What the task requires - Scan the entries below for the word "argtypes". Copy out every line in which it occurs.

Data for analysis -
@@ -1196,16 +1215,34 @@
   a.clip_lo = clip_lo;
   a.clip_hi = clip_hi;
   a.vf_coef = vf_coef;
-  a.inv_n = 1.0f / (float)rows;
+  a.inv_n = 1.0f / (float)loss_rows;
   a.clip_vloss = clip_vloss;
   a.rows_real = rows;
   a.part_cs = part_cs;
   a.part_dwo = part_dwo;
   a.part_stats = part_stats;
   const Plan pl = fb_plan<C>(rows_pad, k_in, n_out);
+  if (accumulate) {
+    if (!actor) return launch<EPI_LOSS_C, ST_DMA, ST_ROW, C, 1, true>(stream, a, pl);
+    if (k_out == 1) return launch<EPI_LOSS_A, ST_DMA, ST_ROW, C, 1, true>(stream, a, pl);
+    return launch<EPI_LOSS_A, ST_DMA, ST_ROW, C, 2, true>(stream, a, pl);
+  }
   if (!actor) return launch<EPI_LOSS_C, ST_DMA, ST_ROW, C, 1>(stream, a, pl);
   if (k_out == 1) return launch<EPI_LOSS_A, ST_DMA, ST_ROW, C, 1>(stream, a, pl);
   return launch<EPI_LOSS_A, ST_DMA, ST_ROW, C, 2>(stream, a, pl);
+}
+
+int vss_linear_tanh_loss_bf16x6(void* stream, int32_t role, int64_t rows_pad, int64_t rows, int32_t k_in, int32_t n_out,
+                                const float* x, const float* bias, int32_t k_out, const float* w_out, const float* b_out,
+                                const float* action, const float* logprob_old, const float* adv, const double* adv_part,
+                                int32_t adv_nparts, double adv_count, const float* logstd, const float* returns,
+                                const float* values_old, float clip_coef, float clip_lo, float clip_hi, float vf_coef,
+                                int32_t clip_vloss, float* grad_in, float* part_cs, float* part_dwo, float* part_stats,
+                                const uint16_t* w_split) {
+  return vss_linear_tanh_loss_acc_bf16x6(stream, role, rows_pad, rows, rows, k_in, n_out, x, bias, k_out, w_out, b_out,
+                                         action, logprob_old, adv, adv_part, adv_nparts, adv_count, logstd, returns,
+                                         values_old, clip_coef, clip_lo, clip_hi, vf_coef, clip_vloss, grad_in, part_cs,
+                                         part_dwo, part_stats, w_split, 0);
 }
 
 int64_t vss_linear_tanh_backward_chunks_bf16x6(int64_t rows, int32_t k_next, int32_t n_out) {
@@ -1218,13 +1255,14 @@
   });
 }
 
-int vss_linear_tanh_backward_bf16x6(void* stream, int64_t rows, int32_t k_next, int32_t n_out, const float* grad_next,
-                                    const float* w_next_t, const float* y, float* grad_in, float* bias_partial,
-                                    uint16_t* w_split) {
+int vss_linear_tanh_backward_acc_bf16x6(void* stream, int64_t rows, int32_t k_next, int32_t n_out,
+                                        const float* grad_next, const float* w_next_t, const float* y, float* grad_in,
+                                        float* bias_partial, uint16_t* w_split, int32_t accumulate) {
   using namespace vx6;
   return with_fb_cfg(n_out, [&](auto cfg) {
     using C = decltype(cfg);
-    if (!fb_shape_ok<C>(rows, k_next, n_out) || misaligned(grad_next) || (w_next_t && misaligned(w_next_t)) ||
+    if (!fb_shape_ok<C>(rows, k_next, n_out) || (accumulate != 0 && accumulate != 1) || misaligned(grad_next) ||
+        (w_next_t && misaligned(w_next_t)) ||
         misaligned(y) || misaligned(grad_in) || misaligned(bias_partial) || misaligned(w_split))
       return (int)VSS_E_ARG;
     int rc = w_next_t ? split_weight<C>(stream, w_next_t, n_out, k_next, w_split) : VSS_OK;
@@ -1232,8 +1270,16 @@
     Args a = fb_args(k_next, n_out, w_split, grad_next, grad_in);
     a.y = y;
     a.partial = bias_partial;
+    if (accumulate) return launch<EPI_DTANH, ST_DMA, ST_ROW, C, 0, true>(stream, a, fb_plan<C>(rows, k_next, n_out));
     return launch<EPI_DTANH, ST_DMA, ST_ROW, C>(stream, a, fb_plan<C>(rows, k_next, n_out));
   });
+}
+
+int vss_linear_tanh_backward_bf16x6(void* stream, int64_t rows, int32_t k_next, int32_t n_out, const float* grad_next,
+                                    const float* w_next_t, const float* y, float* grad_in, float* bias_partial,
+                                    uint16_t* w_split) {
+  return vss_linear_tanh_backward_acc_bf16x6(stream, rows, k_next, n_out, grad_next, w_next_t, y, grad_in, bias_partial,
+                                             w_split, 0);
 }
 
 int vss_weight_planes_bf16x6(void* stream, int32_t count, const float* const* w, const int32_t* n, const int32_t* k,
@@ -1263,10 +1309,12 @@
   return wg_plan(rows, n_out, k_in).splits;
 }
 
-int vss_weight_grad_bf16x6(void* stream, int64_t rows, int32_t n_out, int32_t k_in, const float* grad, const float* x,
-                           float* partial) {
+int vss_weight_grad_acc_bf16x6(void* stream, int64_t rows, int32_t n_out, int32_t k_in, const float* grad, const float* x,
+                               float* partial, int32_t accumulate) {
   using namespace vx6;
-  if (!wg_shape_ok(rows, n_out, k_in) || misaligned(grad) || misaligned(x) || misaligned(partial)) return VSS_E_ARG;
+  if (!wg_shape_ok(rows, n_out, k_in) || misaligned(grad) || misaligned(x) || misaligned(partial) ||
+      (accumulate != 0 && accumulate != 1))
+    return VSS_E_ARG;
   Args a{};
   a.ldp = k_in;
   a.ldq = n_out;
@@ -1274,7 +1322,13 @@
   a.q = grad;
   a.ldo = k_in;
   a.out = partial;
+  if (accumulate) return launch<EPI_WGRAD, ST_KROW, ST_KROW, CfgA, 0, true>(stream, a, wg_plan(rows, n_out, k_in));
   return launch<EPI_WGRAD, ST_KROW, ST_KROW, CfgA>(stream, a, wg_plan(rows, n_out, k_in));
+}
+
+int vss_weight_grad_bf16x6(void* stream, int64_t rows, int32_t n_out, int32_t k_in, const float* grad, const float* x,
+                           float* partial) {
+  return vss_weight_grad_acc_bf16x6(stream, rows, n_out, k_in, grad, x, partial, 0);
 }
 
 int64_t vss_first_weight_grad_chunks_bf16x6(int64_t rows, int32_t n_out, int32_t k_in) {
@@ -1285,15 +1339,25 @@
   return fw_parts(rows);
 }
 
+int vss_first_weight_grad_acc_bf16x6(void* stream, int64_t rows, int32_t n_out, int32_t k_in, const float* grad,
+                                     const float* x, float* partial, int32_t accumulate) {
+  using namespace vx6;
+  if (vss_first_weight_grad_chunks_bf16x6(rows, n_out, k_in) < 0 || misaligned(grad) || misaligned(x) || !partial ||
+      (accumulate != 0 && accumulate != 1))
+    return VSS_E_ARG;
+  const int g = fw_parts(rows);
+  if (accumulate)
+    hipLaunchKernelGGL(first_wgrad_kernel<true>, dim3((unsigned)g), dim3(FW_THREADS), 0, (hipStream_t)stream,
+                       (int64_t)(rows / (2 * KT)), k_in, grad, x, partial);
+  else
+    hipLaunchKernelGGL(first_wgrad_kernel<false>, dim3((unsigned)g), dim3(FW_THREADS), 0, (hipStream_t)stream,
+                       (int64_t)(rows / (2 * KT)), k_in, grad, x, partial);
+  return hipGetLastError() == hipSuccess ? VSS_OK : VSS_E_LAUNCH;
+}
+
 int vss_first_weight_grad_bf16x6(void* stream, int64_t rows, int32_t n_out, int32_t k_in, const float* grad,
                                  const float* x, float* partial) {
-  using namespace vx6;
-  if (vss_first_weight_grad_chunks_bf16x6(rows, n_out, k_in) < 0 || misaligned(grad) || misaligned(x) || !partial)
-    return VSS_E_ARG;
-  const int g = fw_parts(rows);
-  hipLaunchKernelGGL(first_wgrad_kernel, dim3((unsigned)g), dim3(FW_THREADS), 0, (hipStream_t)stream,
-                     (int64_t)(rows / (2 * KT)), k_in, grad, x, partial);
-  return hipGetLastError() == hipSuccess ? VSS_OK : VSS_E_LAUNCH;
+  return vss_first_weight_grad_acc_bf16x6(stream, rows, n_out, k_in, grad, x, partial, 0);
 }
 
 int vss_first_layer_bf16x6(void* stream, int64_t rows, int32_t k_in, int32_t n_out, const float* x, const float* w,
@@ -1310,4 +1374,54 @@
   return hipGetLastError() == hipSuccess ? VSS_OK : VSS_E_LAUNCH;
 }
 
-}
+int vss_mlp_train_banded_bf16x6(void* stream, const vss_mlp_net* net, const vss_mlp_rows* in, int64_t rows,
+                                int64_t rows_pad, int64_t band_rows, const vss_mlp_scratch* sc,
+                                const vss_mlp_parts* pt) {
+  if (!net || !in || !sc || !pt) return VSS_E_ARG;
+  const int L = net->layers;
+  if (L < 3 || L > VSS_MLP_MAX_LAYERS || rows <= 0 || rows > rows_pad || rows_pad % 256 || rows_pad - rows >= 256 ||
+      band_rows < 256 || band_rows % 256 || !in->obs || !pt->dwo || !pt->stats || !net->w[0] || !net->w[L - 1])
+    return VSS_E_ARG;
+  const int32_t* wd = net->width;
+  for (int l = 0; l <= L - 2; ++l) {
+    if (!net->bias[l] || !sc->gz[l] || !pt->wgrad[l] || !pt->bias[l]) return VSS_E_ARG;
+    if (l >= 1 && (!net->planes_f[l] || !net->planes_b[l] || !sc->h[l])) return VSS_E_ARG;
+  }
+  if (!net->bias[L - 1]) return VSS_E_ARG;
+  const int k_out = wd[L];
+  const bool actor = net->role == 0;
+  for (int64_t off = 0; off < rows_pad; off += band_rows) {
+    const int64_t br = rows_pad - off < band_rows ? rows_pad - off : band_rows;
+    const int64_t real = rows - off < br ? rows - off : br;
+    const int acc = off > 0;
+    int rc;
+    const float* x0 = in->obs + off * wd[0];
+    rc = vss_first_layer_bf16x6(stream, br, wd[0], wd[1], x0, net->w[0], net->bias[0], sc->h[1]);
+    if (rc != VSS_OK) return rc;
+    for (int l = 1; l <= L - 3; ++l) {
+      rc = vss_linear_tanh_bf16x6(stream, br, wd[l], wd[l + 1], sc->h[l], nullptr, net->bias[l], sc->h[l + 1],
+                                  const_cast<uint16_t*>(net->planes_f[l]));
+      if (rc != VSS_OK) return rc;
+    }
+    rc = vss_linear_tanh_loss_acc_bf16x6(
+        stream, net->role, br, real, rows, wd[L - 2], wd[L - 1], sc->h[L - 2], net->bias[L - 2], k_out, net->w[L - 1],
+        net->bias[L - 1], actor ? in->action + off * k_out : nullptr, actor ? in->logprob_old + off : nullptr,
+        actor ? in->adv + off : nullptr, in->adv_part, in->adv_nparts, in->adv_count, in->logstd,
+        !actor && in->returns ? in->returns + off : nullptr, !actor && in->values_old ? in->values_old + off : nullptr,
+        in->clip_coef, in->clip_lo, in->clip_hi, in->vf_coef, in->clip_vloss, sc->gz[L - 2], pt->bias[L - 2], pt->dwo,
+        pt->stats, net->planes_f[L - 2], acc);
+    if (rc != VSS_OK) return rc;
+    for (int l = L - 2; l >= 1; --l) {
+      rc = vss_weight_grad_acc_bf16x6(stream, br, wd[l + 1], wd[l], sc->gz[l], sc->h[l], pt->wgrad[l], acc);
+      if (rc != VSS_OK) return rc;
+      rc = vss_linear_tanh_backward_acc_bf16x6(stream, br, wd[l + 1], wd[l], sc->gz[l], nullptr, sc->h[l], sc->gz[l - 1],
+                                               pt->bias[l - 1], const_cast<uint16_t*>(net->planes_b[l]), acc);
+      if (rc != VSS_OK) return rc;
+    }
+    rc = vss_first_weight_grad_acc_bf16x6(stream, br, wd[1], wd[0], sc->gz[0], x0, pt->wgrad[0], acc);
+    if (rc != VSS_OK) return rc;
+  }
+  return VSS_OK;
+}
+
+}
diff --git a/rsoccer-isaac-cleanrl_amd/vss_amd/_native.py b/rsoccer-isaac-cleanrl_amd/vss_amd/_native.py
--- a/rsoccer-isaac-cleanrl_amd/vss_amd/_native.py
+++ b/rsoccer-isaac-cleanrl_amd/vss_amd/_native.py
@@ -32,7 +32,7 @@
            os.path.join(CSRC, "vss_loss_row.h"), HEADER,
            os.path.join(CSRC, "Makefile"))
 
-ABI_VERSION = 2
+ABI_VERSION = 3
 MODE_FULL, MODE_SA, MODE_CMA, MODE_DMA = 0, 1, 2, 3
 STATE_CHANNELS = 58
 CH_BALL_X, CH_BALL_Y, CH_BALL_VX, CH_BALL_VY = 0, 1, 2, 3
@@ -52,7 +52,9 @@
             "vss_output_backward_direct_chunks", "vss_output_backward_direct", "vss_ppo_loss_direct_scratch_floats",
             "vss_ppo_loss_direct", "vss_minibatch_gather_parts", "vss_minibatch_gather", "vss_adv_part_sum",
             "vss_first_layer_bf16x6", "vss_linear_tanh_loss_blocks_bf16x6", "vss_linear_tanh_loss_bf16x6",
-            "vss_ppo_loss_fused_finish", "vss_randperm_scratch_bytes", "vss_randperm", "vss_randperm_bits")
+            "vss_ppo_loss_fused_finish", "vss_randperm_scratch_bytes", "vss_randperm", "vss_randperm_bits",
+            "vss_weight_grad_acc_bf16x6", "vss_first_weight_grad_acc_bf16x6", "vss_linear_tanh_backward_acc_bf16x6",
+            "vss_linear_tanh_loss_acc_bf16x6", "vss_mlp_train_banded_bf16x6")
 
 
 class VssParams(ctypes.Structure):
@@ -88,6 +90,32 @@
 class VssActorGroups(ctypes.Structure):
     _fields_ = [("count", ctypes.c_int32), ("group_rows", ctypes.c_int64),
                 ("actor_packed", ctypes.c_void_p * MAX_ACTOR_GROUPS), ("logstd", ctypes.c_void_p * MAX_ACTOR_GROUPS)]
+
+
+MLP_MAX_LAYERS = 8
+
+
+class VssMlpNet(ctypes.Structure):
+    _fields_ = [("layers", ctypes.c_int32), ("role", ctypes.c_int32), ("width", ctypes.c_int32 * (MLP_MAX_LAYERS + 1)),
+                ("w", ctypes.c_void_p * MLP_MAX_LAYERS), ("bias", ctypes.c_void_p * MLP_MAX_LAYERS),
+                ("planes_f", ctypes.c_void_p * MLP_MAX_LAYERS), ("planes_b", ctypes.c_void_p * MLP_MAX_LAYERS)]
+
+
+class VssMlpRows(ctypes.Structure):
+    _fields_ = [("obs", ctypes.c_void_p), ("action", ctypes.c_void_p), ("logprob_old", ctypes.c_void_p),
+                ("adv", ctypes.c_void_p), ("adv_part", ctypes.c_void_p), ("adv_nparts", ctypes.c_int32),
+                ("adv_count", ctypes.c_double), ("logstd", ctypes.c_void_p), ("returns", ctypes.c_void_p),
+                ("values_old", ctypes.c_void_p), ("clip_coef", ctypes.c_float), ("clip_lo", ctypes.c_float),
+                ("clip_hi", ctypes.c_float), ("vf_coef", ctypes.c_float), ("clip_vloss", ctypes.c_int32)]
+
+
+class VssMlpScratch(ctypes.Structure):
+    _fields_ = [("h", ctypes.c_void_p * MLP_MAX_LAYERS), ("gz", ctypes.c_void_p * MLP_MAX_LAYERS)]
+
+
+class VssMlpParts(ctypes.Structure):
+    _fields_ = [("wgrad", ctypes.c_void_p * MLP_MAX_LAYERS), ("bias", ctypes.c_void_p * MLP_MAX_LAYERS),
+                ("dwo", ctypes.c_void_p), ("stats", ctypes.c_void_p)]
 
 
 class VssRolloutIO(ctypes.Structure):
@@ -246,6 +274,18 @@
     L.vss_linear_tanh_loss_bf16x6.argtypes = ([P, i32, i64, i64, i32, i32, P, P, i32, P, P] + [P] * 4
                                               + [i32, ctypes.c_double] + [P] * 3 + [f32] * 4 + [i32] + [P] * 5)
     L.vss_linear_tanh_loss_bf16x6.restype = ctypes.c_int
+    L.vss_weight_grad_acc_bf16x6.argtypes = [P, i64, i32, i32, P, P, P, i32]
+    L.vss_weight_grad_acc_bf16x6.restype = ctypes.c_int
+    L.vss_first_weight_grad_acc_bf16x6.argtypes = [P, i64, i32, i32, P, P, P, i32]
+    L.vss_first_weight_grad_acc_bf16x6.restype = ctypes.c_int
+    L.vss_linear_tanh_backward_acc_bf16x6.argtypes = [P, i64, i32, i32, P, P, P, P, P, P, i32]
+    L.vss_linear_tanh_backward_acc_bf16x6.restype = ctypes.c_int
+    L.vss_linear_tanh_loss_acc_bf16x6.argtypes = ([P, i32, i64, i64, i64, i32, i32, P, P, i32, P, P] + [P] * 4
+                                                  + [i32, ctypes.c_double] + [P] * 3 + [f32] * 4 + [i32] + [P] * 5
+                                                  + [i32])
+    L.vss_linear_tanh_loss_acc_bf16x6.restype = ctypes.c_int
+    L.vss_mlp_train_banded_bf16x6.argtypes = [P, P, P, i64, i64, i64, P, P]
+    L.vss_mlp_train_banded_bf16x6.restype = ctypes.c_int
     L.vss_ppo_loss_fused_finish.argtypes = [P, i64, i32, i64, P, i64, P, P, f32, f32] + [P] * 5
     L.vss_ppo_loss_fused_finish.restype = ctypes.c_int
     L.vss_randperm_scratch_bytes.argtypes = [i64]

Task output -
     L.vss_linear_tanh_loss_bf16x6.argtypes = ([P, i32, i64, i64, i32, i32, P, P, i32, P, P] + [P] * 4
+    L.vss_weight_grad_acc_bf16x6.argtypes = [P, i64, i32, i32, P, P, P, i32]
+    L.vss_first_weight_grad_acc_bf16x6.argtypes = [P, i64, i32, i32, P, P, P, i32]
+    L.vss_linear_tanh_backward_acc_bf16x6.argtypes = [P, i64, i32, i32, P, P, P, P, P, P, i32]
+    L.vss_linear_tanh_loss_acc_bf16x6.argtypes = ([P, i32, i64, i64, i64, i32, i32, P, P, i32, P, P] + [P] * 4
+    L.vss_mlp_train_banded_bf16x6.argtypes = [P, P, P, i64, i64, i64, P, P]
     L.vss_ppo_loss_fused_finish.argtypes = [P, i64, i32, i64, P, i64, P, P, f32, f32] + [P] * 5
     L.vss_randperm_scratch_bytes.argtypes = [i64]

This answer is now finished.